The long-term study, led by Sahas Barve, aPeter Buck Fellow at the Smithsonian National Museum of Natural History, followed 499 woodpeckers over the entire duration of their lifetimes.The project lasted more than 40 years and was conducted in the 2,500-acre Hastings Natural History Reservation in the Carmel Valley along California’s central coast. 

The researchers recorded reproductive output, in terms of number of chicks raised, over each woodpecker’s entire life. They also monitored the group composition, social standing and territory quality for each bird, and took samples for DNA analysis in order to link parents and their offspring.

The study revealed that males co-breeding in duos and trios produced 1.5 times more chicks than single males in monogamous pairs. In addition, co-breeding males had a longer reproductive life, spending two to three additional years as breeders, which may explain their greater lifetime reproductive success.
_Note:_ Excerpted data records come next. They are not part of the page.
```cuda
struct KickV {
  using State = KickState; using Ctl = KickCtl; using Aud = KickAud; using Span = KickSpan;
  static constexpr bool FAST = true; static constexpr int NPL = KICK_PLANES; static constexpr uint32_t ID = GOOEY_INSTRUMENT_KICK;
  struct Run { KickDer d; int j_act; };
  static __device__ __forceinline__ float tick(State& s, const double* tt, const RateCtx& rc) { return kick_tick(s, tt, rc); }
  static __device__ __forceinline__ void slow_event(State& s, const VoiceEvent& e, const double* tt, const RateCtx&) {
    uint32_t r = 0; kick_event(s.c, e, tt, r); kick_span_begin(s.a, s.c, r);
  }
  static __device__ __forceinline__ bool settled(const Ctl& c) { return params_settled<K_NP>(c.cur, c.tgt); }
  static __device__ __forceinline__ void event(Ctl& c, const VoiceEvent& e, const double* tt, uint32_t& r) { kick_event(c, e, tt, r); }
  static __device__ __forceinline__ void plan(Ctl& c, uint32_t r, const double* tt, int ja, int jb, Span& sp) { kick_plan(c, r, tt, ja, jb, sp); }
  static __device__ __forceinline__ int front_end(const Span& sp) { return sp.j_act; }
  static __device__ __forceinline__ void front(const Span& sp, double now, uint32_t, float sr, float* o) {
// ... 108 lines not shown
  const VoiceEvent* events;
  const uint32_t* ev_begin;
  const double* tt;
  int frames;
  float* out; long long stride;
  RateCtx rc;
  uint8_t* mode;
  void* spans;
  const uint32_t* span_off;
  uint32_t* n_spans;
  uint32_t* span_cursor;
  float* planes;
  long long plane_stride;
  int pitch;
  int chunk0, chunk_frames;
  const ModRoute* routes; const uint32_t* route_begin;
  const float* mod_planes; long long mod_pitch; int mod_frame0;
};

__device__ __forceinline__ void store_tile_voice_major(const float* tile , float* out, long long stride, int row0,
                                                        const uint32_t* rows, uint32_t row_mask, int f0, int nf, int lane) {
  const bool vec_ok = (nf == TILE) && ((stride & 3) == 0) && ((f0 & 3) == 0) && ((reinterpret_cast<uintptr_t>(out) & 15) == 0);
  if (vec_ok) {
    const int c = (lane & 7) * 4;
#pragma unroll
    for (int k = 0; k < 8; k++) {
      const int r = k * 4 + (lane >> 3);
      if ((row_mask >> r) & 1u) {
        const float* src = tile + r * 33 + c;
        float4 v = make_float4(src[0], src[1], src[2], src[3]);
// ... 6 lines not shown
      if (!((row_mask >> r) & 1u)) continue;
      const long long row = rows ? (long long)rows[r] : (long long)(row0 + r);
      if (lane < nf) out[row * stride + f0 + lane] = tile[r * 33 + lane];
    }
  }
}
__device__ __forceinline__ void load_tile_rows(float* tile , const float* plane, int pitch, int row0, int n_rows, int c0, int lane) {
  const int c = (lane & 7) * 4;
#pragma unroll
  for (int k = 0; k < 8; k++) {
    const int r = k * 4 + (lane >> 3);
    if (r < n_rows) {
      const float4 v = *reinterpret_cast<const float4*>(plane + (size_t)(row0 + r) * pitch + c0 + c);
      float* dst = tile + r * 33 + c;
      dst[0] = v.x; dst[1] = v.y; dst[2] = v.z; dst[3] = v.w;
    }
  }
}

__device__ __forceinline__ void load_tile_rows_any(float* tile , const float* plane, long long pitch, int row0, int n_rows, int c0, int nf, int lane) {
  for (int r = 0; r < n_rows; r++)
    if (lane < nf) tile[r * 33 + lane] = plane[(long long)(row0 + r) * pitch + c0 + lane];
}

template <class V, int BLOCK>
__global__ void __launch_bounds__(BLOCK) slow_kernel(const VoiceLaunch L) {
  __shared__ float tiles[BLOCK / 32][TILE * 33];
  const int v = blockIdx.x * BLOCK + threadIdx.x;
  const int lane = threadIdx.x & 31;
  const int warp = threadIdx.x >> 5;
// ... 177 lines not shown
```

libgooey_b200/csrc/pool.cuh:

```cuda
#pragma once
#include <algorithm>
#include <atomic>
#include <map>
#include <type_traits>
#include <mutex>
#include <tuple>
#include "device_rt.h"
#include "wave.cuh"
#include "coop.cuh"
#include "gran_wave.cuh"
#include "bass_wave.cuh"
#include "poly_wave.cuh"
#include "patch.h"

namespace gh {

extern std::atomic<uint64_t> g_launches;

struct KernelStat { uint64_t launches = 0; double ms = 0.0; double voice_frames = 0.0; };
std::map<std::string, KernelStat>& kernel_stats();
std::mutex& kernel_stats_mutex();
struct KernelTimer {
  struct Rec { cudaEvent_t t0, t1; const char* key; double units; };
  std::vector<Rec> recs;
// ... 134 lines not shown
  }
};
ClockTable& clock_table(float sr);

enum class Back { Wave, Coop, Serial };
constexpr int COOP_FROM = 4096;
constexpr int COOP_NV = 16;
constexpr int SERIAL_FROM = 12288;
inline bool serial_backend() { const char* e = getenv("GOOEY_B200_BACKEND"); return e && strcmp(e, "serial") == 0; }
template <class V> inline Back choose_back(int cnt) {
  if (serial_backend()) return Back::Serial;
  if (std::is_same<V, gd::TomV>::value) return cnt >= COOP_FROM ? Back::Coop : Back::Wave;
  return cnt >= SERIAL_FROM ? Back::Serial : Back::Wave;
}
template <class V> struct WaveOf;
template <> struct WaveOf<gd::KickV> { using W = gd::wave::KickW; static constexpr const char* name = "wave_kernel<KickW>"; };
template <> struct WaveOf<gd::SnareV> { using W = gd::wave::SnareW; static constexpr const char* name = "wave_kernel<SnareW>"; };
template <> struct WaveOf<gd::HatV> { using W = gd::wave::HatW; static constexpr const char* name = "wave_kernel<HatW>"; };
template <> struct WaveOf<gd::TomV> { using W = gd::wave::TomW; static constexpr const char* name = "wave_kernel<TomW>"; };

inline void coop_launch(int cnt, cudaStream_t s, const gd::VoiceLaunch& L) {
  using SM = gd::coop::Smem<gd::coop::TomC, COOP_NV>;
  auto kernel = gd::coop::coop_kernel<gd::coop::TomC, COOP_NV>;
  func_attr_once((const void*)kernel, cudaFuncAttributeMaxDynamicSharedMemorySize, (int)sizeof(SM));
  func_attr_once((const void*)kernel, cudaFuncAttributePreferredSharedMemoryCarveout, (int)cudaSharedmemCarveoutMaxShared);
  kernel<<<(cnt + COOP_NV - 1) / COOP_NV, COOP_NV * 32, sizeof(SM), s>>>(L);
}

template <class K> inline void same_carveout(K kernel) {
  func_attr_once((const void*)kernel, cudaFuncAttributePreferredSharedMemoryCarveout, (int)cudaSharedmemCarveoutMaxShared);
}
#define GH_LAUNCH(kernel, grid, block, stream, ...) do { same_carveout(kernel); kernel<<<grid, block, 0, stream>>>(__VA_ARGS__); } while (0)

template <class V> inline void slow_launch(const gd::VoiceLaunch& L, cudaStream_t s) {
// ... 23 lines not shown
template <> inline const char* launch_back<gd::GranV>(const gd::VoiceLaunch& L, cudaStream_t s) {
  GH_LAUNCH((gd::gran_wave_kernel<4>), (L.n + 3) / 4, 128, s, L);
  return "gran_wave_kernel";
}
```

In the past, researchers have explained the woodpeckers’ polygamous cooperative breeding system by saying that even if a male lost out to his brother (with whom he shares 50 percent of his genes), helping to raise his brother’s offspring successfully would still ensure that some of the loser male’s genes would pass to the next generation. 

Another explanation focused on the fact that woodpeckers need teamwork in order to defend a territory. The territory is defined by the presence of a granary tree – a dead or living tree in which the woodpeckers chisel holes just big enough to hide an acorn. 

This store can sometimes be plugged with tens of thousands of acorns that ensure food during harsh winters. Having to share breeding opportunities with your brothers may be a trade off for accessing increased numbers in order to defend a territory.

“We thought acorn woodpeckers lost out on fitness by breeding cooperatively, but we show that breeding in these larger cooperative groups is actually better than breeding in pairs,” explained Barve. “This is something that hasn’t been shown before because it’s so hard to get strong enough long-term data to really study it. In that sense, our findings also highlight the value of long-term research in animal behavior.”

By contrast, the lifetime breeding success of female woodpecker duos and single-breeders was not significantly different. Duos did not appear to benefit from the co-breeding system. In fact, females that bred as trios produced 2.5 fewer chicks over a lifetime. 

“Acorn woodpeckers have some of the most complicated social systems of any organism,” said Barve. “And these findings help us understand how this social system might have evolved, while opening up the possibility that cooperative breeding behaviors may be more beneficial than previously thought in other species as well. It could even help explain why sociality evolves so commonly throughout the tree of life.”